Complete step-by-step answer:
Now, given determinant $\vartriangle = \left| {\begin{array}{*{20}{c}}
  1&{ - 3}&4 \\
  3&5&{ - 3} \\
  2&{ - 5}&0
\end{array}} \right|$
Now to solve the determinant we can expand the determinant through any row or through any column. We will get the same result in both cases.
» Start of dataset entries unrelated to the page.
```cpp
namespace {
typedef double stream_d2 __attribute__((ext_vector_type(2)));
__global__ __launch_bounds__(256) void k_stream_copy(const stream_d2* __restrict__ src, stream_d2* __restrict__ dst, size_t n2) {
  const size_t stride = (size_t)gridDim.x * 256;
  size_t i = (size_t)blockIdx.x * 256 + threadIdx.x;
  for (; i + stride < n2; i += 2 * stride) {
    const stream_d2 a = __builtin_nontemporal_load(src + i), b = __builtin_nontemporal_load(src + i + stride);
    __builtin_nontemporal_store(a, dst + i);
    __builtin_nontemporal_store(b, dst + i + stride);
  }
  if (i < n2) __builtin_nontemporal_store(__builtin_nontemporal_load(src + i), dst + i);
}
__global__ __launch_bounds__(256) void k_stream_read(const stream_d2* __restrict__ src, size_t n2, double* sink) {
  const size_t stride = (size_t)gridDim.x * 256;
  size_t i = (size_t)blockIdx.x * 256 + threadIdx.x;
  double t = 0.0;
  for (; i + stride < n2; i += 2 * stride) {
    const stream_d2 a = __builtin_nontemporal_load(src + i), b = __builtin_nontemporal_load(src + i + stride);
    t += (a.x + a.y) + (b.x + b.y);
  }
  if (i < n2) { const stream_d2 a = __builtin_nontemporal_load(src + i); t += a.x + a.y; }
// ... 49 lines not shown
      case 19:
        hipLaunchKernelGGL(k_stream_copy, 8192, 256, 0, c->stream, reinterpret_cast<const stream_d2*>(c->flu_pert.get()),
                           reinterpret_cast<stream_d2*>(c->flu_pert + (copy_n & ~(size_t)1)), copy_n / 2);
        break;
      case 22:
        hipLaunchKernelGGL(k_stream_read, 8192, 256, 0, c->stream, reinterpret_cast<const stream_d2*>(c->flu_pert.get()), copy_n & ~(size_t)1,
                           c->ks.scal + 60);
        break;
      case 20: {
        const int m = std::min(std::max(sys.ksp.restart, 1), k.basis_m);
        for (int j = 0; j < m; j++) gmres_mdot(c, k.basis, (size_t)sys.nl, sys.n, k.T, j + 1);
        break;
      }
      case 21: {
        const int m = std::min(std::max(sys.ksp.restart, 1), k.basis_m);
        for (int j = 0; j < m; j++) gmres_maxpy_norm(c, k.basis, (size_t)sys.nl, sys.n, k.T, j + 1);
        break;
      }
      case 7:
        pc_amul(c, sys, k.R, k.T, PC_DOT_MERGED, k.RP, -1, pc_axpy_ok(c, sys) ? k.V : nullptr, false);
        break;
      case 11: pc_amul(c, sys, k.P, k.V, PC_DOT_NONE, nullptr, -2); break;
      case 12: pc_amul(c, sys, k.P, k.V, PC_DOT_ZA, k.RP, -2); break;
      case 13: pc_amul(c, sys, k.P, k.V, PC_DOT_XZ, nullptr, 3); break;
      case 14: pc_amul(c, sys, k.P, k.V, PC_DOT_MERGED, k.RP, -2); break;
      case 15: pc_amul(c, sys, k.P, k.V, PC_DOT_MERGED, k.RP, 6); break;
      default: pc_amul(c, sys, k.P, k.V, PC_DOT_ZA, k.RP, 2); break;
    }
  };
  c->dbg = (which == 3 || which == 4) && pc_fused(c, sys) && !(sys.A.bs == 2 && c->ilu.park) ? 1 : 0;
  partials_clear(c, S_D1, 5);
  if (c->comm && c->comm->nranks > 1) {
    for (int i = 0; i < 5; i++) run();
  } else {
    float warm = 0.f;
    int n = 0;
    HIPCHK(c, hipEventRecord(c->ev0, c->stream));
    do {
      for (int i = 0; i < 5; i++) run();
      n += 5;
      HIPCHK(c, hipEventRecord(c->ev1, c->stream));
      HIPCHK(c, hipEventSynchronize(c->ev1));
      HIPCHK(c, hipEventElapsedTime(&warm, c->ev0, c->ev1));
    } while (warm < 25.f && n < std::max(10, 2 * reps));
  }
  HIPCHK(c, hipEventRecord(c->ev0, c->stream));
  for (int i = 0; i < reps; i++) run();
  HIPCHK(c, hipEventRecord(c->ev1, c->stream));
  HIPCHK(c, hipEventSynchronize(c->ev1));
  c->dbg = 0;
  partials_clear(c, S_D1, 5);
  float ms = 0.f;
  HIPCHK(c, hipEventElapsedTime(&ms, c->ev0, c->ev1));
  *ms_per_launch = ms / reps;
  if (which == 20 || which == 21) *ms_per_launch /= (float)std::min(std::max(sys.ksp.restart, 1), k.basis_m);
  return 0;
}

const char* wai_pc_kernel_name(wai_ctx* c) {
  if (!c) return "";
  const IluSchedule& s = c->ilu;
  const LinSys& sys = c->flow;
  const int bs = sys.A.bs;
  const PcOpts pc = pc_of(c, sys);
  if (pc.type == WAI_PC_NONE) return "k_spmv (no preconditioner)";
  if (pc.type == WAI_PC_LU) return "k_spmv + k_lu_apply (dense block inverses)";
  static thread_local char buf[96];
  if (pc_sub_lu(pc)) {
    snprintf(buf, sizeof(buf), "k_spmv + k_sublu_solve on the extended system (%s, sub-preconditioner lu)",
             pc.type == WAI_PC_ASM ? "ASM" : "block Jacobi");
    return buf;
  }
  if (pc_extended(c, sys)) {
    snprintf(buf, sizeof(buf), "k_spmv + %s on the extended system (%s, ILU(%d))",
             sys.as.sched.big ? "k_lvl_solve per level" : (sys.as.sched.wide ? "k_pc_wide" : "k_pc"),
             pc.type == WAI_PC_ASM ? "ASM" : "block Jacobi", std::max(pc.ilu_levels, 0));
    return buf;
  }
  if (s.big) return "k_spmv + k_lvl_solve per level";
  switch (pc_kernel_kind(c, sys.A, s)) {
    case 4: snprintf(buf, sizeof(buf), "k_pc_wide<%d,spmv>", bs); break;
    case 3: snprintf(buf, sizeof(buf), "k_pc_wave<%d,spmv>", bs); break;
    case 2: snprintf(buf, sizeof(buf), "k_pc_rows<%d,spmv,%d+%d>", bs, s.max_nlu <= 3 ? 3 : 4, s.max_nlu <= 3 ? 3 : 4); break;
    case 1: return s.col16 && !getenv("WAI_NO_COL16") ? "k_pc_park<spmv,col16>" : "k_pc_park<spmv>";
    default:
      snprintf(buf, sizeof(buf), "k_pc<%d,spmv,%s,%s>", bs, s.diag_only ? (s.scaled ? "dilu-scaled" : "dilu") : "ilu",
               s.fast3 ? "compact3" : "generic");
  }
  return buf;
}
int wai_comm_size(wai_ctx* c) { return c ? comm_count(c->comm) : -2; }
int wai_bcgs_composed(wai_ctx* c) {
  if (!c) return -2;
  read_env(c);
  const BcgsPlan pl = bcgs_plan(c, c->flow);
  return pl.axpy ? 1 : 0;
}
int wai_launch_stats(wai_ctx* c, long long* kernels, long long* copies) {
  if (!c) return -2;
  if (kernels) *kernels = c->ks.n_launch;
  if (copies) *copies = c->ks.n_copy;
  return 0;
}
int wai_tracer_stats(wai_ctx* c, long long* assembly_sweeps) {
  if (!c) return -2;
  if (assembly_sweeps) *assembly_sweeps = c->tr.n_sweeps;
  return 0;
}
int wai_test_drop_partials(wai_ctx* c, int n) { return c ? test_drop_partials(c, n) : -2; }
int wai_test_device_memory(long long* allocations, long long* bytes) {
  if (!allocations || !bytes) return -2;
  *allocations = dev_live_allocs; *bytes = dev_live_bytes;
  return 0;
}
int wai_test_pc_operator(wai_ctx* c, int spmv, const double* x, const double* x2, double alpha, int dot_mode, const double* aux,
                         int split, int fin_phase, const double* scal_in, double* z, double* scal_out) {
  if (!c || !x || !z || !scal_in || !scal_out || dot_mode < PC_DOT_NONE || dot_mode > PC_DOT_MERGED || fin_phase < -2) return -2;
  if ((dot_mode == PC_DOT_ZA || dot_mode == PC_DOT_MERGED) && !aux) { c->err = "wai_test_pc_operator: dot modes 1 and 4 need aux"; return -2; }
  read_env(c);
  LinSys& sys = c->flow;
  if (c->ilu.owner != &sys) { const int e = do_pc_setup(c, sys); if (e) return e < 0 ? -1 : e; }
  if (x2 && (!spmv || !pc_operand_composable(c))) { c->err = "wai_test_pc_operator: composed operand asked of a kernel that cannot form it"; return -1; }
  if (split && (!spmv || !pc_fused(c, sys) || net_in_operator(c, sys) || c->ilu.n_int <= 0 || c->ilu.n_bnd <= 0 || !c->ilu.sub_int)) {
    c->err = "wai_test_pc_operator: no interior / face brick lists to split the launch over";
    return -1;
  }
  KrylovVecs& k = *sys.kv;
  const size_t n = (size_t)sys.n;
  double s[16];
  for (int i = 0; i < 16; i++) s[i] = scal_in[i];
  s[S_ALPHA] = alpha;
  HIPCHK(c, hipMemcpyAsync(k.R, x, n * sizeof(double), hipMemcpyDefault, c->stream));
  if (x2) HIPCHK(c, hipMemcpyAsync(k.V, x2, n * sizeof(double), hipMemcpyDefault, c->stream));
  if (aux) HIPCHK(c, hipMemcpyAsync(k.RP, aux, n * sizeof(double), hipMemcpyDefault, c->stream));
  HIPCHK(c, hipMemcpyAsync(c->ks.scal, s, sizeof(s), hipMemcpyHostToDevice, c->stream));
  partials_clear(c, S_D1, 5);
  const double* a = aux ? k.RP : nullptr;
  const double* v = x2 ? k.V : nullptr;
  int e = 0;
  if (split) {
    Fin fin;
    const Fin* fp = nullptr;
    if (fin_phase >= -1 && dot_mode) {
      fin = make_fin_dots(c, dot_mode, fin_phase);
      fp = &fin;
    }
    e = launch_pc_split(c, sys.A, k.R, k.T, dot_mode, a, fp, v, nullptr);
  } else if (spmv) {
    e = pc_amul(c, sys, k.R, k.T, dot_mode, a, fin_phase, v, false);
  } else {
    e = pc_solve(c, sys, k.R, k.T, dot_mode, k.R, a, fin_phase);
  }
  if (e) return e;
  if (fin_phase == -2 && dot_mode)
    vec_finalize(c, c->ks.nb_pc, pc_dot_slot0(dot_mode), pc_dot_nslots(dot_mode), -1);
  HIPCHK(c, hipMemcpyAsync(z, k.T, n * sizeof(double), hipMemcpyDefault, c->stream));
  HIPCHK(c, hipMemcpyAsync(s, c->ks.scal, sizeof(s), hipMemcpyDeviceToHost, c->stream));
  HIPCHK(c, hipStreamSynchronize(c->stream));
  for (int i = 0; i < 16; i++) scal_out[i] = s[i];
  return 0;
}
int wai_pc_axpy_capable(wai_ctx* c) { return c ? (pc_operand_composable(c) ? 1 : 0) : -2; }
int wai_test_drop_stream_wait(wai_ctx* c, int which) { if (!c) return -2; c->test_drop_wait = which; return 0; }
int wai_bench_mute_comm(wai_ctx* c, int on) {
  if (!c) return -2;
  if (c->comm) c->comm->mute = on != 0;
  return 0;
// ... 38 lines not shown
```

waiwera_amd/csrc/pc_park.hip.h:

```cpp
#pragma once
#include "reductions.hip.h"

namespace wai {

template <bool SPMV, bool AX, bool C16>
__global__ __launch_bounds__(512, 6) void k_pc_park(
    int n, int W, int nsub, const int* __restrict__ sub_ptr, const int* __restrict__ sub_nlev,
    const int* __restrict__ row_info, const int* __restrict__ row_uoff, const int* __restrict__ col,
    const unsigned short* __restrict__ col16, const int* __restrict__ sub_seg,
    const double* __restrict__ sval, const double* __restrict__ dinv, const double* __restrict__ in,
    const double* __restrict__ in2, const double* __restrict__ scal,
    double* __restrict__ z, const double* __restrict__ aux, double* partials, int nb_max, int dot,
    const int* __restrict__ sub_list, Fin fin, Stagger stagger) {
  constexpr int BS = 2, BB = 4, MLU = 3;
  extern __shared__ __attribute__((aligned(16))) double lds[];
  if (fin_block(fin, partials, nb_max)) return;
  int s = xcd_remap(blockIdx.x, nsub);
  if (s >= nsub) return;
  if (sub_list) s = sub_list[s];
  const int lo = sub_ptr[s], R = sub_ptr[s + 1] - lo;
  const int nl = sub_nlev[s];
  const int nlf = nl & 0xffff, nlb = nl >> 16;
  const int tid = threadIdx.x, i = lo + tid;
  const bool active = tid < R;
  const double nalpha = AX ? -scal[S_ALPHA] : 0.0;
  stagger_start(stagger);
  double* ys = lds;
  double* upark = lds + (size_t)blockDim.x * BS + 80;
  double Lf[MLU][BB];
  int Lc[MLU], Uc[MLU], lf = -1, lb = -1, uo = 0, nU = 0;
  double xin[BS] = {0.0, 0.0}, avp[BS] = {0.0, 0.0};
#pragma unroll
  for (int p = 0; p < MLU; p++) {
    Lc[p] = tid; Uc[p] = tid;
#pragma unroll
    for (int e = 0; e < BB; e++) Lf[p][e] = 0.0;
  }
  int lfirst = 0, dslot = 0, ulast = 0;
  int cgs[WMAX];
  if (active) {
    unpack_info(row_info[i], lfirst, dslot, ulast, lf, lb);
    uo = row_uoff[i];
    nU = ulast - dslot - 1;
    if constexpr (C16) {
      const int* sg = sub_seg + (size_t)s * 8;
      const int g0 = sg[0], g1 = sg[1], g2 = sg[2], g3 = sg[3], g4 = sg[4], g5 = sg[5], g6 = sg[6], g7 = sg[7];
      typedef unsigned wai_u4v __attribute__((ext_vector_type(4)));
      const wai_u4v pk = __builtin_nontemporal_load(reinterpret_cast<const wai_u4v*>(col16) + i);
      const unsigned pw[4] = {pk.x, pk.y, pk.z, pk.w};
      unsigned cu[WMAX];
#pragma unroll
      for (int q = 0; q < WMAX; q++) cu[q] = (pw[q >> 1] >> (16 * (q & 1))) & 0xffffu;
#pragma unroll
      for (int q = 0; q < WMAX; q++) {
        const unsigned code = cu[q] >> 13;
        int b = g0;
        b = code == 1 ? g1 : b; b = code == 2 ? g2 : b; b = code == 3 ? g3 : b; b = code == 4 ? g4 : b;
        b = code == 5 ? g5 : b; b = code == 6 ? g6 : b; b = code == 7 ? g7 : b;
        cgs[q] = q < W ? b + (int)(cu[q] & 8191u) : i;
      }
    } else {
#pragma unroll
      for (int q = 0; q < WMAX; q++) {
        cgs[q] = i;
        if (q < W) cgs[q] = load_col(col, (size_t)q * n + i);
      }
    }
  }
  double acc[BS] = {0.0, 0.0};
  if (active) {
#pragma unroll
    for (int q = 0; q < WMAX; q++) {
      if (q < W) {
        const int cg = cgs[q];
        double blk[BB];
        load_block<BS>(sval, n, q, i, blk);
        if constexpr (SPMV) {
          double xv[BS];
          load_xs<BS, AX>(in, in2, nalpha, cg, xv);
          acc[0] += blk[0] * xv[0] + blk[1] * xv[1];
          acc[1] += blk[2] * xv[0] + blk[3] * xv[1];
        }
        const bool isl = (q >= lfirst) && (q < dslot), isu = (q > dslot) && (q < ulast);
#pragma unroll
        for (int p = 0; p < MLU; p++) {
          const bool tl = isl && (q - lfirst == p), tu = isu && (q - dslot - 1 == p);
          Lc[p] = tl ? cg - lo : Lc[p];
          Uc[p] = tu ? cg - lo : Uc[p];
#pragma unroll
          for (int e = 0; e < BB; e++) Lf[p][e] = tl ? blk[e] : Lf[p][e];
        }
        if (isu) {
          double* dst = upark + (size_t)(uo + (q - dslot - 1)) * BB;
          *reinterpret_cast<double2*>(dst) = make_double2(blk[0], blk[1]);
          *reinterpret_cast<double2*>(dst + 2) = make_double2(blk[2], blk[3]);
        }
      }
    }
    if constexpr (!SPMV) {
      double r[BS], dv[BB];
      load_x<BS>(in, i, r);
      load_pivot<BS>(dinv, n, i, dv);
      acc[0] = dv[0] * r[0] + dv[1] * r[1];
      acc[1] = dv[2] * r[0] + dv[3] * r[1];
    }
    if (dot == PC_DOT_XZ || dot == PC_DOT_MERGED) load_xs<BS, AX>(in, in2, nalpha, i, xin);
    if (dot == PC_DOT_ZA || dot == PC_DOT_MERGED) load_x_stream<BS>(aux, i, avp);
  }
  if (active) *reinterpret_cast<double2*>(ys + tid * 2) = make_double2(acc[0], acc[1]);
  __syncthreads();
  auto gather3 = [&](const int (&cc)[MLU], const double (&ff)[MLU][BB], double* sum) {
    double2 yk[MLU];
#pragma unroll
    for (int p = 0; p < MLU; p++) yk[p] = *reinterpret_cast<const double2*>(ys + cc[p] * 2);
#pragma unroll
    for (int r = 0; r < BS; r++) {
      double part[MLU];
#pragma unroll
      for (int p = 0; p < MLU; p++) part[p] = ff[p][r * BS] * yk[p].x + ff[p][r * BS + 1] * yk[p].y;
      sum[r] = (part[0] + part[1]) + part[2];
    }
  };
  for (int lev = 1; lev < nlf; lev++) {
    if (lf == lev) {
      const double2 a = *reinterpret_cast<const double2*>(ys + tid * 2);
      double sum[BS];
      gather3(Lc, Lf, sum);
      *reinterpret_cast<double2*>(ys + tid * 2) = make_double2(a.x - sum[0], a.y - sum[1]);
    }
    __syncthreads();
  }
#pragma unroll
  for (int p = 0; p < MLU; p++) {
    const bool have = p < nU;
    const double* src = upark + (size_t)(uo + (have ? p : 0)) * BB;
    const double2 u0 = *reinterpret_cast<const double2*>(src), u1 = *reinterpret_cast<const double2*>(src + 2);
    Lf[p][0] = have ? u0.x : 0.0; Lf[p][1] = have ? u0.y : 0.0;
    Lf[p][2] = have ? u1.x : 0.0; Lf[p][3] = have ? u1.y : 0.0;
  }
  double out[BS] = {0.0, 0.0};
  for (int lev = 0; lev < nlb; lev++) {
    if (lb == lev) {
      const double2 a = *reinterpret_cast<const double2*>(ys + tid * 2);
      double sum[BS];
      gather3(Uc, Lf, sum);
      out[0] = a.x - sum[0];
      out[1] = a.y - sum[1];
      *reinterpret_cast<double2*>(ys + tid * 2) = make_double2(out[0], out[1]);
    }
    if (lev + 1 < nlb) __syncthreads();
  }
  if (active) store_z2(z, (size_t)i, out[0], out[1]);
  if (dot != 0) {
    double* red = lds + (size_t)blockDim.x * BS;
    double v[5] = {0.0, 0.0, 0.0, 0.0, 0.0};
    pc_row_dots<BS, true, false>(dot, v, out, active, [&](double (&x)[BS]) { x[0] = xin[0]; x[1] = xin[1]; },
                                 [&](double (&a)[BS]) { a[0] = avp[0]; a[1] = avp[1]; });
    __syncthreads();
    pc_reduce_dots(dot, v, red, partials, nb_max, s);
  }
}

}
```

waiwera_amd/csrc/pc_setup.hip:

```cpp
#include "host.hpp"

using namespace wai;

namespace wai {
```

We will expand the given determinant through row ${R_1}$. Expanding the determinant, we get
$ \Rightarrow $ $\vartriangle = 1\left| {\begin{array}{*{20}{c}}
  5&{ - 3} \\
  { - 5}&0
\end{array}} \right| - ( - 3)\left| {\begin{array}{*{20}{c}}
  3&{ - 3} \\
  2&0
\end{array}} \right| + 4\left| {\begin{array}{*{20}{c}}
  3&5 \\
  2&{ - 5}
\end{array}} \right|$
$ \Rightarrow $ $\vartriangle = 1(0 - 15) + 3(0 + 6) + 4( - 15 - 10)$
$ \Rightarrow $ $\vartriangle = - 15 + 18 - 100$
$ \Rightarrow $ $\vartriangle = - 97$
So, the value of determinant after expanding = -97.

Note: While solving the problems related to determinant, make sure that you use proper sign convention while expanding the determinant. Signs should be proper whether you expand through row or by column, it is mandatory. Also, do calculations properly to avoid any mistake.